A Behanding in Spokane

There are a lot of things missing from Martin McDonagh’s new play, and, unfortunately, none of them are hands. Cleverly staged, swiftly directed and fortunately performed by a stellar company of actors, this dark comedy contains so many and varied problems within the script that, were it in the hands of a less-skilled creative team, it would be far less of a success.

Happily, it is in the hands of an almost unfairly talented team, containing the king of dark comedy himself, Christopher Walken. With wild eyes and unruly hair, Walken is truly unsettling as Carmichael, an elderly man who lost his hand to a cruel prank when he was a teenager and has spent the past 47 years searching for it. His latest tip has led him to a small town, complete with small town crooks who attempt to swindle him out of the financial reward for returning his hand. Toby (Anthony Mackie) and Marilyn (Zoe Kazan), quickly realize they’re in way over their heads as Walken’s cold, calculated anger rapidly transforms into even more coldly calculated murder. Completing the gang of misfits is Mervyn, the hotel clerk, who apparently doesn’t care about anything except a speed deal gone wrong and monkeys at the local zoo.

A series of mishaps, mistakes and a lot of cultural stereotyping fill the next ninety minutes, along with an absurd amount of swearing. Yes, these people are nervous. Yes, these people are scared. But do they have to swear that much? After a few dozen f***’s, the language becomes tiresome and starts detracting from the actors’ performances, which are undoubtedly the best part of this production.

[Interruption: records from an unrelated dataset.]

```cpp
int bcdp_launch(lrf_ctx* c, const PersistPlan& pp, const float* X, const PlaneDesc* pl, const BlockDesc* bl, int nblocks, int nplanes, int plane0,
                const FamBufs& f16, const FamBufs& f64, int8_t* U, int8_t* V, GsParams gp, int niter, bool first)
{
    if (first && (!pp.first || pp.np32 != 0)) return set_err(LRF_EINVAL, "internal: first iteration inside k_bcd_p with ranks above 16");
    if (!c->h_perr) {
        HIP_TRY(hipHostMalloc((void**)&c->h_perr, sizeof(int), hipHostMallocDefault));
        *c->h_perr = 0;
    }
    int rc = ctx_check(c);
    if (rc) return rc;
    const size_t sbytes = sizeof(BcdpSync) + (2 * (size_t)nplanes + (size_t)nblocks) * sizeof(int);
    const void* before = c->psync.p;
    if ((rc = ensure(c, c->psync, sbytes))) return rc;
    if (c->psync.p != before || c->psync_dirty) {
        HIP_TRY(hipMemsetAsync(c->psync.p, 0, c->psync.cap, c->stream));
        c->psync_dirty = false;
    }
    const long total_waves = (long)niter * nblocks;
    long wgs = (total_waves + LRF_BCDW_WAVES - 1) / LRF_BCDW_WAVES;
    if (wgs > 512) wgs = 512;
    int wave_lds = (64 * 64 + 64 * 8) * 4;
    if (pp.f16 && LRF_BCDW16_WAVE_LDS > wave_lds) wave_lds = LRF_BCDW16_WAVE_LDS;
    const BcdpTabs t16{f16.vf, f16.bf, f16.pp, f16.qp, f16.wf}, t64{f64.vf, f64.bf, f64.pp, f64.qp, f64.wf};
    gp.exact_int = 1;
#define LRF_P(F16, NP, BIT)                                                                                                          \
    return bcdp_launch_t<F16, NP>(c, BIT, (int)wgs, NP ? (LRF_BCDW32_WAVE_LDS(NP) > wave_lds ? LRF_BCDW32_WAVE_LDS(NP) : wave_lds) : wave_lds, X, pl, bl, \
                                  nblocks, nplanes, plane0, t16, t64, U, V, gp, niter)
    if (first) {
        if (!pp.f16) return bcdp_launch_t<false, 0, true>(c, 10, (int)wgs, wave_lds, X, pl, bl, nblocks, nplanes, plane0, t16, t64, U, V, gp, niter);
        return bcdp_launch_t<true, 0, true>(c, 11, (int)wgs, wave_lds, X, pl, bl, nblocks, nplanes, plane0, t16, t64, U, V, gp, niter);
    }
    if (!pp.f16) LRF_P(false, 0, 0);
    switch (pp.np32) {
    case 0: LRF_P(true, 0, 1);
    case 9: LRF_P(true, 9, 2);
    case 10: LRF_P(true, 10, 3);
    case 11: LRF_P(true, 11, 4);
    case 12: LRF_P(true, 12, 5);
    case 13: LRF_P(true, 13, 6);
    case 14: LRF_P(true, 14, 7);
    case 15: LRF_P(true, 15, 8);
    default: LRF_P(true, 16, 9);
    }
#undef LRF_P
}
```

lrf_amd/csrc/lrf_bcdp_kernel.hip:

```cpp
#pragma once

#ifndef LRF_BCDP_MAX_POLLS
#define LRF_BCDP_MAX_POLLS (1 << 20)
#endif

struct BcdpSync {
    int head;
    int done;
    int err;
    int pad[29];
    int cell[1];
};

struct BcdpTabs {
    float *vf, *bf, *pp, *qp;
    const float* wf;
};

__device__ __forceinline__ float ld_sc1(const float* p) { return __hip_atomic_load(p, __ATOMIC_RELAXED, __HIP_MEMORY_SCOPE_AGENT); }
__device__ __forceinline__ void st_sc1(float* p, float v)
{
#ifdef LRF_BCDP_PLAIN_PSTORE
    *p = v;
#else
    __hip_atomic_store(p, v, __ATOMIC_RELAXED, __HIP_MEMORY_SCOPE_AGENT);
#endif
}
__device__ __forceinline__ void st_sc1_u32_unaligned(void* p, unsigned v)
{
#ifdef LRF_BCDP_PLAIN_USTORE
    *reinterpret_cast<u32_unaligned*>(p) = v;
#else
    asm volatile("global_store_dword %0, %1, off sc1" ::"v"(p), "v"(v) : "memory");
#endif
}
__device__ __forceinline__ unsigned ld_sc1_u32_unaligned(const void* p)
{
    unsigned v;
    asm volatile("global_load_dword %0, %1, off sc1" : "=v"(v) : "v"(p) : "memory");
    return v;
}
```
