# lazear/sage

Measured on AMD Instinct MI355X. Metric: spectra/sec (whole node), fragment-index search-and-score, human tryptic narrow search, higher is better.
Workload: dtype f32

## Files before the change

sage_amd/csrc/core.h:

```cpp
#pragma once
#include <stdint.h>

#if defined(__HIPCC__)
#define SAGE_HD __host__ __device__ __forceinline__
#else
#define SAGE_HD inline
#endif

namespace sagecore {

constexpr float PROTON = 1.0072764f;
constexpr float NEUTRON = 1.00335f;

struct Tol {
    int kind;
    float lo, hi;
};

SAGE_HD void tol_bounds(const Tol& t, float center, float& out_lo, float& out_hi) {
    if (t.kind == 0) {
        float dlo = center * t.lo / 1000000.0f;
        float dhi = center * t.hi / 1000000.0f;
        out_lo = center + dlo;
        out_hi = center + dhi;
// ... 537 lines not shown
constexpr uint32_t PLUT_BINS = 256;
SAGE_HD float peak_lut_width(float top) {
    uint32_t bits;
    __builtin_memcpy(&bits, &top, 4);
    const uint32_t e = (bits >> 23) & 0xFFu;
    uint32_t we = (bits >> 31) || e < 134u ? 127u : e - 7u;
    we = we > 227u ? 227u : we;
    const uint32_t wb = we << 23;
    float w;
    __builtin_memcpy(&w, &wb, 4);
    return w;
}
SAGE_HD float pow2_reciprocal(float w) {
    uint32_t bits;
    __builtin_memcpy(&bits, &w, 4);
    bits = 0x7F000000u - bits;
    float r;
    __builtin_memcpy(&r, &bits, 4);
    return r;
}
SAGE_HD uint32_t peak_lut_entry(const float* pm, uint32_t P, uint32_t b, float w) {
    if (b == 0) return 0;
    const int32_t edge = order_key((float)b * w);
    uint32_t lo = 0, hi = P;
    while (lo < hi) {
        const uint32_t mid = (lo + hi) >> 1;
        if (order_key(pm[mid]) < edge) lo = mid + 1; else hi = mid;
    }
    return lo;
}
SAGE_HD int select_peak_lut(const float* pm, const float* pi, uint32_t P, const uint32_t* plut, float inv_w, float lo, float hi) {
    float fb = __builtin_floorf(lo * inv_w);
    fb = fb > 0.0f ? fb : 0.0f;
    const uint32_t bin = fb < (float)(PLUT_BINS - 1) ? (uint32_t)fb : PLUT_BINS - 1;
    int best = -1;
    float max_int = 0.0f;
    for (uint32_t a = plut[bin]; a < P; a += 2) {
        const float m0 = pm[a], m1 = pm[a + 1 < P ? a + 1 : a];
        if (m0 >= lo && m0 <= hi) {
            const float it = pi[a];
            if (it >= max_int) { max_int = it; best = (int)a; }
        }
        if (a + 1 < P && m1 >= lo && m1 <= hi) {
            const float it = pi[a + 1];
            if (it >= max_int) { max_int = it; best = (int)(a + 1); }
        }
        if (m0 > hi || m1 > hi || !(hi == hi)) break;
    }
    return best;
}

SAGE_HD uint32_t wpp_step(uint32_t span) { return span / 65u + 1u; }

#ifndef SAGE_PBM_LOG2_BITS
#define SAGE_PBM_LOG2_BITS 15
#endif
#ifndef SAGE_PBM_LOG2_INV_W
#define SAGE_PBM_LOG2_INV_W 4
#endif
constexpr uint32_t PBM_BITS = 1u << SAGE_PBM_LOG2_BITS, PBM_WORDS = PBM_BITS / 32;
constexpr float PBM_INV_W = (float)(1u << SAGE_PBM_LOG2_INV_W);
constexpr float PBM_MAX_D = 4.0f;
SAGE_HD uint32_t pbm_index(float ion) {
#if defined(__HIP_DEVICE_COMPILE__)
    const float f = ion * PBM_INV_W;
    uint32_t x;
    asm("v_cvt_u32_f32 %0, %1" : "=v"(x) : "v"(f));
    return x;
#else
    const float f = ion * PBM_INV_W;
    return f >= 4294967296.0f ? 0xFFFFFFFFu : f > 0.0f ? (uint32_t)f : 0u;
#endif
}
SAGE_HD uint32_t pbm_bin_c1(uint32_t x) { return x & (PBM_BITS - 1u); }
SAGE_HD uint32_t pbm_bin_c2(uint32_t x) { return (x >> 1) & (PBM_BITS - 1u); }
SAGE_HD uint32_t pbm_bin_c3(uint32_t x) { return (uint32_t)(((uint64_t)x * 0xAAAAAAABull) >> 33) & (PBM_BITS - 1u); }
struct PbmReach {
    float a, b;
};
SAGE_HD PbmReach pbm_reach_of(const Tol& t) {
    const float tmax = __builtin_fmaxf(__builtin_fabsf(t.lo), __builtin_fabsf(t.hi));
    const float rel = t.kind == 0 ? tmax * 1.0e-6f : t.kind == 1 ? tmax * 1.0e-2f : 0.0f;
    PbmReach r{-1.0f, 0.0f};
    if (!(tmax == tmax) || !(tmax < 1.0e30f) || !(rel < 0.25f)) return r;
    r.a = (rel / (1.0f - rel)) * 1.0002f + (1.0f / 1048576.0f);
    r.b = (t.kind == 2 ? tmax * 1.0002f : 0.0f) + (1.0f / 1048576.0f);
    return r;
}
SAGE_HD bool pbm_peak_reach(const PbmReach& r, float m, float& D) {
    D = __builtin_fmaf(m, r.a, r.b);
    return r.a >= 0.0f && m >= 0.0f && m < 8388608.0f && D <= PBM_MAX_D;
}
SAGE_HD void pbm_peak_span(float m, float D, uint32_t& b0, uint32_t& b1) {
    const float f0 = (m - D) * PBM_INV_W, f1 = (m + D) * PBM_INV_W;
    b0 = f0 > 0.0f ? (uint32_t)f0 : 0u;
    b1 = f1 > 0.0f ? (uint32_t)f1 : 0u;
}

SAGE_HD uint32_t flat_octets(uint32_t n_here) { return (n_here + 7u) >> 3; }
SAGE_HD uint32_t flat_item_k(uint32_t t, uint32_t owner_start) { return t - owner_start; }
SAGE_HD uint64_t flat_item_base(uint64_t chunk_at, uint32_t owner_start) { return chunk_at - 8ull * owner_start; }
SAGE_HD uint64_t flat_item_ion(uint64_t item_base, uint32_t t) { return item_base + 8ull * t; }
SAGE_HD uint32_t flat_stride(uint32_t total) { return (total + 3u) & ~3u; }
SAGE_HD uint32_t flat_area_bytes(uint32_t total, uint32_t ncharges) { return flat_stride(total) * ncharges + 12u; }
#ifndef SAGE_FLAT_MARGIN
#define SAGE_FLAT_MARGIN 1
// ... 15 lines not shown
```

sage_amd/csrc/kernels.hip:

```cpp
#include <hip/hip_runtime.h>

#include <type_traits>

#include "crlog.h"
#include "device_types.h"

using namespace sagecore;

namespace sagehip {

namespace {

#ifndef SAGE_PRELIM_WAVES
#define SAGE_PRELIM_WAVES 5
#endif
#ifndef SAGE_RESCORE_WAVES
#define SAGE_RESCORE_WAVES 5
#endif
#ifndef SAGE_NARROW_WAVES
#define SAGE_NARROW_WAVES 5
#endif
#ifndef SAGE_PROBE_PER_LANE
#define SAGE_PROBE_PER_LANE 2
#endif
#ifndef SAGE_PROBE_CELLS
#define SAGE_PROBE_CELLS 4
#endif
#ifndef SAGE_TILE8_CELLS
#define SAGE_TILE8_CELLS 2
#endif
#ifndef SAGE_MARK_BLOCKS8
#define SAGE_MARK_BLOCKS8 96
#endif
#ifndef SAGE_MARK_BLOCKS16
#define SAGE_MARK_BLOCKS16 40
#endif
#ifndef SAGE_COOP_MIN_HITS
#define SAGE_COOP_MIN_HITS 12
#endif
#ifndef SAGE_COOP_MAX_LANES
#define SAGE_COOP_MAX_LANES 2
#endif
#ifndef SAGE_CNT_MODE
#define SAGE_CNT_MODE 0
#endif
#ifndef SAGE_SCAN_SKIP
#define SAGE_SCAN_SKIP 1
#endif
#if SAGE_NARROW_WAVES
#define SAGE_NARROW_WAVES_ATTR __attribute__((amdgpu_waves_per_eu(SAGE_NARROW_WAVES, SAGE_NARROW_WAVES)))
#else
#define SAGE_NARROW_WAVES_ATTR
#endif
#if SAGE_PRELIM_WAVES
#define SAGE_PRELIM_WAVES_ATTR __attribute__((amdgpu_waves_per_eu(SAGE_PRELIM_WAVES, SAGE_PRELIM_WAVES)))
#else
#define SAGE_PRELIM_WAVES_ATTR
#endif
#if SAGE_RESCORE_WAVES
#define SAGE_RESCORE_WAVES_ATTR __attribute__((amdgpu_waves_per_eu(SAGE_RESCORE_WAVES, SAGE_RESCORE_WAVES)))
#else
#define SAGE_RESCORE_WAVES_ATTR
#endif

constexpr uint32_t WAVE = 64;
constexpr uint32_t NO_WINDOW = 0xFFFFFFFFu;
constexpr uint32_t FAST_TIE_WORDS = PBM_WORDS + PLUT_BINS;
constexpr uint32_t CNT_ROW_HEADER = 4;
constexpr uint32_t PROBE_BATCH_WORDS = SAGE_PROBE_PER_LANE * 64;
constexpr uint32_t PROBE_TCS_WORDS = PROBE_BATCH_WORDS <= 64 ? 64 : PROBE_BATCH_WORDS <= 128 ? 128 : PROBE_BATCH_WORDS <= 256 ? 256 : 512;
constexpr uint32_t PROBE_TABLE_WORDS = 4 * PROBE_BATCH_WORDS + PROBE_TCS_WORDS;

enum { DBG_PRUNE_CAND = 0, DBG_PRUNE_ITEMS = 1, DBG_PRUNE_EARLY = 2, DBG_PRUNE_MIXED = 3 };
enum { DBG_FILTER_FLAT_CHUNKS = 4, DBG_FILTER_FLAT_TRIPS = 5, DBG_FILTER_FLAT_WOULD = 6, DBG_FILTER_LANE_TRIPS = 7 };
enum { DBG_HEAVY_CHUNKS = 8, DBG_HEAVY_ITEMS = 9 };
enum { DBG_HEAVY_ONE_TRIP = 10, DBG_HEAVY_PER_CHARGE = 11 };
enum { DBG_NARROW_LUT = 26, DBG_NARROW_CELLS = 27, DBG_RESCORE = 28, DBG_TILE_LUT = 29, DBG_TILE_CELLS = 30, DBG_TILE_CAND = 31 };
struct PhaseClock {
    unsigned long long* slot;
    long long t;
    __device__ __forceinline__ void bytes(int which, unsigned long long n) {
        if (slot) atomicAdd(&slot[which - row_base], n);
    }
    int row_base;
    unsigned long long* prune;
    uint32_t pruned_here;
    __device__ __forceinline__ void pruned(uint64_t lanes, uint32_t items) {
        if (slot && lanes) {
            pruned_here += (uint32_t)__popcll(lanes);
            if ((threadIdx.x & 63u) == 0) {
                atomicAdd(&prune[DBG_PRUNE_CAND], (unsigned long long)__popcll(lanes));
                atomicAdd(&prune[DBG_PRUNE_ITEMS], (unsigned long long)items);
            }
        }
    }
    __device__ __forceinline__ void filter_trips(bool flat, uint32_t flat_trips, uint32_t lane_trips) {
        if (slot && (threadIdx.x & 63u) == 0) {
            if (flat) {
                atomicAdd(&prune[DBG_FILTER_FLAT_CHUNKS], 1ull);
                atomicAdd(&prune[DBG_FILTER_FLAT_TRIPS], (unsigned long long)flat_trips);
                atomicAdd(&prune[DBG_FILTER_FLAT_WOULD], (unsigned long long)lane_trips);
            } else {
                atomicAdd(&prune[DBG_FILTER_LANE_TRIPS], (unsigned long long)lane_trips);
            }
        }
    }
    __device__ __forceinline__ void heavy(uint32_t items) {
        if (slot && (threadIdx.x & 63u) == 0) {
            atomicAdd(&prune[DBG_HEAVY_CHUNKS], 1ull);
            atomicAdd(&prune[DBG_HEAVY_ITEMS], (unsigned long long)items);
        }
    }
    __device__ __forceinline__ void heavy_route(bool one_trip) {
        if (slot && (threadIdx.x & 63u) == 0) atomicAdd(&prune[one_trip ? DBG_HEAVY_ONE_TRIP : DBG_HEAVY_PER_CHARGE], 1ull);
    }
    __device__ __forceinline__ void prune_outcome(bool left_early, bool any_pass) {
        if (slot && (threadIdx.x & 63u) == 0) {
            if (left_early) atomicAdd(&prune[DBG_PRUNE_EARLY], 1ull);
            else if (any_pass && pruned_here) atomicAdd(&prune[DBG_PRUNE_MIXED], 1ull);
        }
        pruned_here = 0;
    }
// ... 315 lines not shown
            uint32_t rank = 0;
            if (i < nst)
                for (uint32_t j = 0; j < nst; j++) {
                    const uint64_t o = c.items[j];
                    rank += (o > keep_v[q]) || (o == keep_v[q] && j < i);
                }
            keep_r[q] = i < nst ? rank : 0xFFFFFFFFu;
        }
        wave_sync();
#pragma unroll
        for (uint32_t q = 0; q < 4; q++)
            if (keep_r[q] < k) c.items[keep_r[q]] = keep_v[q];
        for (uint32_t i = nst + lane; i < k; i += WAVE) c.items[i] = PRESCORE_EMPTY;
        wave_sync();
    }
    c.stored = k;
    c.len = k;
}

__device__ __forceinline__ void lh_build(uint64_t* a, uint32_t k) {
    wave_sync();
    if (lane_id() == 0) heap_build(a, k);
    wave_sync();
}
__device__ __forceinline__ void lh_offer_batch(uint64_t* a, uint32_t k, uint64_t v, bool has) {
    if (!k) return;
    uint64_t mask = __ballot(has && v > a[0]);
    if (!mask) return;
    while (mask) {
        const uint32_t bit = (uint32_t)__ffsll((long long)mask) - 1;
        mask &= mask - 1;
        const uint64_t o = lane_value(v, bit);
        if (lane_id() == 0) heap_offer(a, k, o);
    }
    wave_sync();
}
__device__ __forceinline__ void ulist_trim_big(UList& c, uint32_t report_psms) {
    const uint32_t lane = lane_id();
    const uint32_t k = trim_k(c.len, report_psms);
    if (c.len > k) {
        lh_build(c.items, k);
        for (uint32_t base = k; base < c.stored; base += WAVE) {
            const bool has = base + lane < c.stored;
            lh_offer_batch(c.items, k, has ? c.items[base + lane] : 0ull, has);
        }
    }
    c.stored = k;
    c.len = k;
}

struct PrelimLds {
    float* win_lo;
    float* win_hi;
    uint64_t* listA;
    uint64_t* listB;
    uint64_t* heap;
    uint32_t* ptab;
    uint32_t* cnt;
};

__device__ __forceinline__ PrelimLds carve_prelim(unsigned char* smem, const DevScorer& sc, const DevBatchView& b, unsigned char* big = nullptr) {
    PrelimLds l;
    size_t off = 0;
    const bool fold = sc.min_isotope_err != sc.max_isotope_err;
    if (big) {
        l.listA = (uint64_t*)big;
        l.listB = l.listA + (fold ? (size_t)sc.list_cap : 0);
        l.heap = l.listB + sc.list_cap;
    } else {
        l.listA = (uint64_t*)(smem + off); off += fold ? (size_t)sc.list_cap * 8 : 0;
        l.listB = (uint64_t*)(smem + off); off += (size_t)sc.list_cap * 8;
        l.heap = (uint64_t*)(smem + off); off += (size_t)sc.kmax * 8;
    }
    const size_t win = b.probe ? (size_t)b.pcap * 4 : (size_t)b.fzcap * b.pcap * 4;
    l.win_lo = (float*)(smem + off); off += win;
    l.win_hi = (float*)(smem + off); off += b.probe ? 0 : win;
    off = (off + 3) & ~(size_t)3;
    l.ptab = (uint32_t*)(smem + off); off += b.probe ? (size_t)PROBE_TABLE_WORDS * 4 : 0;
    l.cnt = (uint32_t*)(smem + off);
    return l;
}

__host__ __device__ inline size_t prelim_big_bytes(const DevScorer& sc) {
    const bool fold = sc.min_isotope_err != sc.max_isotope_err;
    return (size_t)sc.list_cap * (fold ? 16 : 8) + (size_t)sc.kmax * 8;
}
__host__ __device__ inline size_t prelim_layout_bytes(const DevScorer& sc, const DevBatchView& b, bool huge = false) {
    size_t n = (huge ? 0 : prelim_big_bytes(sc)) +
               (b.probe ? (size_t)b.pcap * 4 + 4 + (size_t)PROBE_TABLE_WORDS * 4 : (size_t)b.fzcap * b.pcap * 8);
    n += ((size_t)sc.wcap / 2 + 1) * 4;
    return (n + 15) & ~(size_t)15;
}

struct SpecInfo {
    uint64_t p0;
    uint32_t P, z0, z1, nfz_max;
    float mzp;
    Tol iso_tol;
    Window win;
    bool has_win;
};
__device__ __forceinline__ SpecInfo load_spec(const DevScorer& sc, const DevBatchView& b, uint32_t spec) {
    SpecInfo s;
    s.win = Window{0u, 0u, 0u, 0u};
    s.has_win = false;
    s.p0 = uni64(b.peak_off[spec]);
    s.P = (uint32_t)(uni64(b.peak_off[spec + 1]) - s.p0);
    const uint32_t zraw = uni(b.precursor_charge[spec]);
    if (sc.wide_window || zraw == 0 || sc.override_precursor_charge) {
        s.z0 = sc.min_precursor_charge;
        s.z1 = sc.max_precursor_charge;
    } else {
        s.z0 = s.z1 = zraw;
    }
    s.nfz_max = 0;
    for (uint32_t z = s.z0; z <= s.z1; z++) {
        const uint32_t m = max_fragment_charge(sc.max_fragment_charge, z) - 1;
        s.nfz_max = m > s.nfz_max ? m : s.nfz_max;
    }
    if (s.nfz_max > b.fzcap) s.nfz_max = b.fzcap;
    s.mzp = unif(b.precursor_mz[spec]) - PROTON;
    s.iso_tol.kind = 2;
    s.iso_tol.lo = -2.4f;
    s.iso_tol.hi = 2.4f;
    if (b.isolation_lo && b.isolation_hi) {
        const float a = unif(b.isolation_lo[spec]), c = unif(b.isolation_hi[spec]);
        if (a == a && c == c) {
            s.iso_tol.lo = a;
            s.iso_tol.hi = c;
            if (b.iso_kind) s.iso_tol.kind = (int32_t)uni(b.iso_kind[spec]);
        }
    }
    return s;
}

__device__ __forceinline__ SpecInfo load_spec_sched(const DevScorer& sc, const DevBatchView& b, uint32_t pos, uint32_t& spec) {
    const uint4* __restrict__ rec = b.sched + (size_t)b.sched_stride * pos;
    const uint4 r0 = rec[0], r1 = rec[1];
    uint4 r2 = make_uint4(NO_WINDOW, 0u, 0u, 0u);
    if (b.sched_win) r2 = rec[2];
    spec = uni(r0.x);
    SpecInfo s;
// ... 119 lines not shown
    }
    wave_sync();
    ulist_append(target, lane < nsel ? sel[lane] : PRESCORE_EMPTY, k, kmax);
    wave_sync();
    return true;
}

constexpr uint32_t PROBE_PER_LANE = SAGE_PROBE_PER_LANE;
constexpr uint32_t PROBE_BATCH = PROBE_PER_LANE * 64;
constexpr uint32_t PROBE_CELLS = SAGE_PROBE_CELLS;
static_assert(PROBE_BATCH == PROBE_BATCH_WORDS && PROBE_BATCH <= 512, "the run table's layout (carve_prelim) is the kernel's");
static_assert(PROBE_TCS_WORDS - PROBE_BATCH <= WAVE, "one sentinel per lane pads the run starts");
struct PrelimKernargs {
    DevDbView db;
    DevScorer sc;
    DevBatchView b;
    DevWork w;
};
#define SAGE_LOAD_TOL(t) Tol{(t).kind, (t).lo, (t).hi}
template <class K>
struct ArgRef {
    const DevDbView& db_;
    const DevScorer& sc_;
    const DevBatchView& b_;
    __device__ __forceinline__ ArgRef(const DevDbView& d, const DevScorer& s, const DevBatchView& b) : db_(d), sc_(s), b_(b) {}
    __device__ __forceinline__ void refresh() {}
    __device__ __forceinline__ const DevDbView& db() const { return db_; }
    __device__ __forceinline__ const DevScorer& sc() const { return sc_; }
    __device__ __forceinline__ const DevBatchView& b() const { return b_; }
};
template <>
struct ArgRef<PrelimKernargs> {
    typedef const __attribute__((address_space(4))) PrelimKernargs* Segment;
    Segment ka;
    __device__ __forceinline__ ArgRef(const DevDbView&, const DevScorer&, const DevBatchView&)
        : ka((Segment)__builtin_amdgcn_kernarg_segment_ptr()) {}
    __device__ __forceinline__ void refresh() {
        ka = (Segment)__builtin_amdgcn_kernarg_segment_ptr();
        asm volatile("" : "+s"(ka));
    }
    __device__ __forceinline__ const __attribute__((address_space(4))) DevDbView& db() const { return ka->db; }
    __device__ __forceinline__ const __attribute__((address_space(4))) DevScorer& sc() const { return ka->sc; }
    __device__ __forceinline__ const __attribute__((address_space(4))) DevBatchView& b() const { return ka->b; }
};
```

Kazan and Mackie deliver fine performances and Rockwell is particularly excellent as a man with no moral compass (but an apparent death wish). His delivery of a monologue explaining his latent desire to be a hero is truly entertaining; with well-timed physical gestures and calculated pausing, he manages to develop an actual character out of this thinly drawn sketch. His performance is so well-done that he actually almost steals a scene or two from Walken. But, with an appropriately gruesome grimace, Walken snatches it back.

This is Walken’s show, and no one can deny it. Whenever his character is offstage, it is undeniable that something is missing from this play. His lurking, menacing presence, his trademark way of speaking peppered with inflections and pauses, and his intangible ability to make almost anything seem creepy lift this production up from its mediocre script and transform it into a truly entertaining, funny, albeit dark, comedy. His one-sided phone conversation with his mother is one of the funniest monologues witnessed on stage in a long time.

Plot holes and a late-show twist weigh A Behanding in Spokane heavily, but the fact that the psychotic villain is played by Christopher Walken makes almost all of them excusable.